Council employee shortlisted as social worker of the year
A Croydon Council mental health social worker who helped prevent a woman being wrongly sectioned has been named a finalist in a national awards ceremony.
Andrew Thomas has made it to the finals of Social Worker of the Year, which will be held in London in November, where his entry will be pitted against the other mental health social workers nominated as the best in England.
Andrew is Croydon Council’s lead Approved Mental Health Professional (AMHP), who are specially-trained social workers that make assessments under mental health legislation. When NHS and social services professionals assess someone’s mental health needs, the AMHP contributes what they know of their social circumstances instead of the case being just based on their medical history.
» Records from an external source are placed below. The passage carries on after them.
@@ -98,6 +104,23 @@
         e = e < elast ? e : elast;
         RG_GLDS(sbase + e, l0);
     };
+    auto kmul = [&](double ob, double cc, double db, const double (&fr)[NFB], const double (&fl)[NL > 0 ? NL : 1], auto pp) {
+        double phn = pp(0)[0], ttn = pp(0)[RG_ROWS * RG_COLS];
+        __builtin_amdgcn_sched_barrier(0);
+#pragma unroll
+        for (int cb = 0; cb < RG_JB; ++cb) {
+            const double ph = phn, tt = ttn;
+            if (cb + 1 < RG_JB) { phn = pp(cb + 1)[0]; ttn = pp(cb + 1)[RG_ROWS * RG_COLS]; }
+            const double dp = fma(-ob, tt, fma(db, vj[cb], -cc * wj[cb])) * ph;
+#pragma unroll
+            for (int fb = 0; fb < NFB; ++fb) acc[cb][fb] = MFMA_F64(dp, fr[fb], acc[cb][fb]);
+#pragma unroll
+            for (int t = 0; t < NL; ++t) ev[cb][t] = fma(dp, fl[t], ev[cb][t]);
+            ev[cb][NL] = fma(ph, cc, ev[cb][NL]);
+            ev[cb][NL + 1] = fma(ph, db, ev[cb][NL + 1]);
+            __builtin_amdgcn_sched_barrier(0);
+        }
+    };
     auto kstep = [&](const double *s0, int kk, int rows_left) {
         const int rr = 4 * kk + lk;
         const bool valid = rr < rows_left;
@@ -109,27 +132,82 @@
 #pragma unroll
         for (int fb = 0; fb < NFB; ++fb) fr[fb] = xr[fia[fb]] * xr[fib[fb]];
 #pragma unroll
-        for (int t = 0; t < NL; ++t) fl[t] = xr[lia[t]] * xr[lib[t]];
-        const double *pp = s0 + rr * RG_COLS + li;
-        double phn = pp[0], ttn = pp[RG_ROWS * RG_COLS];
-        __builtin_amdgcn_sched_barrier(0);
-#pragma unroll
-        for (int cb = 0; cb < RG_JB; ++cb) {
-            const double ph = phn, tt = ttn;
-            if (cb + 1 < RG_JB) { phn = pp[16 * (cb + 1)]; ttn = pp[RG_ROWS * RG_COLS + 16 * (cb + 1)]; }
-            const double dp = fma(-ob, tt, fma(db, vj[cb], -cc * wj[cb])) * ph;
-#pragma unroll
-            for (int fb = 0; fb < NFB; ++fb) acc[cb][fb] = MFMA_F64(dp, fr[fb], acc[cb][fb]);
-#pragma unroll
-            for (int t = 0; t < NL; ++t) ev[cb][t] = fma(dp, fl[t], ev[cb][t]);
-            ev[cb][NL] = fma(ph, cc, ev[cb][NL]);
-            ev[cb][NL + 1] = fma(ph, db, ev[cb][NL + 1]);
-            __builtin_amdgcn_sched_barrier(0);
-        }
+        for (int t = 0; t < NL; ++t) fl[t] = xr[left.ia[t]] * xr[left.ib[t]];
+        kmul(ob, cc, db, fr, fl, [&](int cb) { return s0 + rr * RG_COLS + li + 16 * cb; });
     };
     for (int g = 0; g < RG_SLOTS; ++g)
         if (g < ng) { stage_half(g, g, 0); stage_half(g, g, 1); stage_side(g, g); }
-    for (int g = 0; g < ng; ++g) {
+    typedef const __attribute__((address_space(3))) double *lds_t;
+    const int gs = (r_end - r_begin) / RG_ROWS - RG_SLOTS;
+    int g = 0;
+    if (gs > 0) {
+        lds_t xrow = (lds_t)(ring + RG_SIDE + lk * XL), rsp = (lds_t)(ring + RG_SIDE + RG_SIDE_RS + lk * 4);
+        lds_t ppp[RG_JB], xap[NFB], xbp[NFB];
+        asm volatile("" : "+v"(xrow), "+v"(rsp));
+#pragma unroll
+        for (int cb = 0; cb < RG_JB; ++cb) {
+            ppp[cb] = (lds_t)(ring + lk * RG_COLS + li + 16 * cb);
+            asm volatile("" : "+v"(ppp[cb]));
+        }
+#pragma unroll
+        for (int fb = 0; fb < NFB; ++fb) {
+            xap[fb] = xrow + fia[fb];
+            xbp[fb] = xrow + fib[fb];
+            asm volatile("" : "+v"(xap[fb]), "+v"(xbp[fb]));
+        }
+        const size_t hstep = (size_t)4 * (size_t)a.ld * 8;
+        const size_t first = (size_t)(r_begin + RG_SLOTS * RG_ROWS);
+        const char *pP = reinterpret_cast<const char *>(a.Phi + first * (size_t)a.ld);
+        const char *pT = reinterpret_cast<const char *>(a.T + first * (size_t)a.ld);
+        unsigned voffb = voff * 8u;
+        const size_t sp0 = (size_t)(sbase + first * srow + soff);
+        unsigned splo = (unsigned)sp0, sphi = (unsigned)(sp0 >> 32);
+        unsigned sstep = RG_ROWS * 8u * srow;
+        auto kstep_s = [&](auto slotc, auto kkc) {
+            constexpr int so = decltype(slotc)::value * RG_SLOT_DOUBLES, kk = decltype(kkc)::value;
+            const d2_t r01 = *reinterpret_cast<const __attribute__((address_space(3))) d2_t *>(rsp + (so + 16 * kk));
+            const double ob = r01.x, cc = r01.y, db = rsp[so + 16 * kk + 2];
+            double fr[NFB], fl[NL > 0 ? NL : 1];
+#pragma unroll
+            for (int fb = 0; fb < NFB; ++fb) fr[fb] = xap[fb][so + 4 * kk * XL] * xbp[fb][so + 4 * kk * XL];
+#pragma unroll
+            for (int t = 0; t < NL; ++t) fl[t] = xrow[so + 4 * kk * XL + left.ia[t]] * xrow[so + 4 * kk * XL + left.ib[t]];
+            kmul(ob, cc, db, fr, fl, [&](int cb) { return ppp[cb] + (so + 4 * kk * RG_COLS); });
+        };
+        auto request_s = [&](double *l0) {
+            asm volatile("" : "+v"(voffb), "+s"(pP), "+s"(pT));
+            RG_GLDS(pP + voffb, l0);
+            RG_GLDS(pT + voffb, l0 + RG_ROWS * RG_COLS);
+            pP += hstep;
+            pT += hstep;
+        };
+        auto steady = [&](auto slotc) {
+            double *const l0 = ring + decltype(slotc)::value * RG_SLOT_DOUBLES;
+            asm volatile("s_waitcnt vmcnt(15)" ::: "memory");
+            kstep_s(slotc, std::integral_constant<int, 0>{});
+            asm volatile("s_waitcnt lgkmcnt(0)" ::: "memory");
+            request_s(l0);
+            kstep_s(slotc, std::integral_constant<int, 1>{});
+            asm volatile("s_waitcnt lgkmcnt(0)" ::: "memory");
+            request_s(l0 + 4 * RG_COLS);
+            RG_GLDS((const char *)(((size_t)sphi << 32) | splo), l0 + RG_SIDE);
+            const unsigned st = sstep;
+            asm volatile("v_add_co_u32 %0, vcc, %0, %2\n\tv_addc_co_u32 %1, vcc, 0, %1, vcc" : "+v"(splo), "+v"(sphi) : "v"(st) : "vcc");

The Social Worker of the Year awards, which will be held at the Lancaster Hotel in central London on 24 November, recognise the achievements and successes of the profession’s most innovative and dedicated social workers. If Andrew is named mental health worker of the year, he will also be in the running against 15 other category winners to become overall Social Worker of the Year 2017.
Andrew’s nomination centred on the case of a service user who had been accused of significantly harming and neglecting her young child. After her arrest by police she was initially thought to need long-term admission to a secure psychiatric unit because of symptoms including delusions, confused speech and hallucinations that unseen voices were ordering her to do things.
Based on the woman’s history, Andrew said she had not been fully assessed by medical staff so he got another doctor’s independent second opinion. After he did further detailed work with health service colleagues, it was agreed that the woman’s symptoms had been caused by drug use rather than her mental health. She was not detained in a secure unit, but discharged from psychiatric care after treatment to get the support she needed from substance misuse services. The child now lives with other family members.
Andrew, who is 49 and has worked for the council for three years, said: “It is really humbling to be recognised by my peers, and I was proud to share the news of my nomination with my family. I’m in this job because I love helping people, and these awards are good because they reflect the kind of situations that health and social care professionals deal with all the time.”
“I am very proud that Andrew has been nominated as a finalist for this national award. Andrew works relentlessly to make a positive difference to the lives of Croydon residents who have mental health needs. He is respected by colleagues, partners and service users for his knowledge, skills and ability to empower and motivate those he works with. All this has been rightly recognised through this nomination, and I wish him much success on the night of the awards.”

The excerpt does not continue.